■ **Your objective**
Pull out each line of the data that includes the word "refine".

(Collected data)
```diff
diff --git a/profiles/packed_short_rows/families.py b/profiles/packed_short_rows/families.py
--- /dev/null
+++ b/profiles/packed_short_rows/families.py
@@ -0,0 +1,32 @@
+import collections
+import csv
+import re
+import sys
+
+src, dst = sys.argv[1], sys.argv[2]
+solves = float(sys.argv[3]) if len(sys.argv) > 3 else 2.0
+levels = int(sys.argv[4]) if len(sys.argv) > 4 else 3
+pat = re.compile(r"(spmv_kernel<4, 1, false>|spmv_window_group_kernel<[^>]*>|spmv_packed_kernel<[^>]*>)")
+rows = []
+with open(src) as f:
+    for r in csv.DictReader(f):
+        m = pat.search(r["Kernel_Name"])
+        if m:
+            rows.append((int(r["Start_Timestamp"]), m.group(1), int(r["Grid_Size_X"]) // max(int(r["Workgroup_Size_X"]), 1),
+                         int(r["End_Timestamp"]) - int(r["Start_Timestamp"])))
+rows.sort()
+acc = collections.defaultdict(list)
+seen = collections.Counter()
+for _, name, wg, ns in rows:
+    cls = ""
+    if name == "spmv_kernel<4, 1, false>":
+        cls = f"cycle position {seen[name] % levels}"
+        seen[name] += 1
+    acc[(name, wg, cls)].append(ns)
+with open(dst, "w") as f:
+    w = csv.writer(f)
+    w.writerow(["kernel", "workgroups", "class", "calls_per_solve", "ms_per_solve", "min_us", "avg_us", "max_us"])
+    for (name, wg, cls), t in sorted(acc.items()):
+        w.writerow([name, wg, cls, f"{len(t) / solves:.1f}", f"{sum(t) / solves * 1e-6:.3f}", f"{min(t) * 1e-3:.2f}",
+                    f"{sum(t) / len(t) * 1e-3:.2f}", f"{max(t) * 1e-3:.2f}"])
+print(open(dst).read())
diff --git a/profiles/packed_short_rows/sweep.py b/profiles/packed_short_rows/sweep.py
--- /dev/null
+++ b/profiles/packed_short_rows/sweep.py
@@ -0,0 +1,65 @@
+import argparse, json, os, sys, time
+
+ROOT = os.path.dirname(os.path.dirname(os.path.dirname(os.path.abspath(__file__))))
+sys.path.insert(0, ROOT)
+ap = argparse.ArgumentParser()
+ap.add_argument("--n-cells", type=int, default=74)
+ap.add_argument("--reps", type=int, default=200)
+ap.add_argument("--repeats", type=int, default=3)
+ap.add_argument("--out", default=None)
+args = ap.parse_args()
+
+import numpy as np
+from fictitious_domain_al_preconditioners_amd import _abi, problems, solver
+
+HERE = os.path.dirname(os.path.abspath(__file__))
+out_path = args.out or os.path.join(HERE, f"sweep_n{args.n_cells}.jsonl")
+out_file = open(out_path, "w")
+
+
+def emit(**fields):
+    line = json.dumps(fields, sort_keys=True)
+    print(line, flush=True)
+    out_file.write(line + "\n")
+    out_file.flush()
+
+
+n = args.n_cells
+refine = max(0, int(round(np.log2(n / 64.0))) + 4)
+t0 = time.time()
+pb = problems.stokes3d_sphere(n_cells=n, immersed_refine=refine)
+cfg = _abi.bench_multilevel_settings(_abi.default_config(_abi.AL_STOKES), geometric=True)
+cfg.inner.max_steps = 100
+levels = problems.tensor_prolongators(pb.params, min_coarse=_abi.BENCH_MIN_COARSE)
+ctx = solver.Context(0)
+ctx.set_tunable("short_row_packed", 2)
+solver.upload_problem(ctx, pb, cfg, levels, problems.brick_row_blocks(pb.params, (16, 4, 1)))
+emit(kind="system", n_cells=n, setup_wall_s=round(time.time() - t0, 1), library_phases_s=ctx.setup_seconds())
+
+OPS = [("P_0", dict(op=_abi.OPERATOR_PROLONGATION, level=1)), ("P_1", dict(op=_abi.OPERATOR_PROLONGATION, level=2)),
+       ("Bt", dict(op=-1, slot=_abi.BT))]
+NAMES = {_abi.FORM_CSR: "csr", _abi.FORM_WINDOW: "window group", _abi.FORM_BATCH_MAJOR: "batch-major", _abi.FORM_PACKED: "packed"}
+
+for name, which in OPS:
+    try:
+        held = ctx.operator_form(which["op"], which["level"]) if which["op"] >= 0 else ctx.matrix_form(which["slot"])
+    except solver.AlfdError as e:
+        emit(kind="skipped", operator=name, why=str(e))
+        continue
+    ctx.set_tunable("short_row_packed", 0)
+    under = ctx.operator_form(which["op"], which["level"]) if which["op"] >= 0 else ctx.matrix_form(which["slot"])
+    ctx.set_tunable("short_row_packed", 2)
+    emit(kind="operator", operator=name, nrows=held["nrows"], nnz=held["nnz"], lanes=held["lanes"],
+         dictionary_entries=held["dictionary_entries"], packed_built=held["packed_built"],
+         packed_device_bytes=held["packed_device_bytes"], form_without_packed=NAMES[under["form"]])
+    for k in range(args.repeats):
+        for form, unroll in [(_abi.FORM_CSR, 0)] + [(_abi.FORM_PACKED, u) for u in (1, 2, 4, 8)]:
+            try:
+                us, nbytes = ctx.bench_short_rows(form=form, unroll=unroll, reps=args.reps, **which)
+            except solver.AlfdError as e:
+                emit(kind="time", operator=name, form=NAMES[form], unroll=unroll, repeat=k, error=str(e))
+                continue
+            emit(kind="time", operator=name, form="packed" if form == _abi.FORM_PACKED else NAMES[under["form"]], unroll=unroll,
+                 repeat=k, us_per_launch=round(us, 2), form_bytes=nbytes, gb_per_s=round(nbytes / us * 1e-3, 1))
+ctx.close()
+out_file.close()
```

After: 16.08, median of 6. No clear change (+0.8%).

■ **Written solution**
+refine = max(0, int(round(np.log2(n / 64.0))) + 4)
+pb = problems.stokes3d_sphere(n_cells=n, immersed_refine=refine)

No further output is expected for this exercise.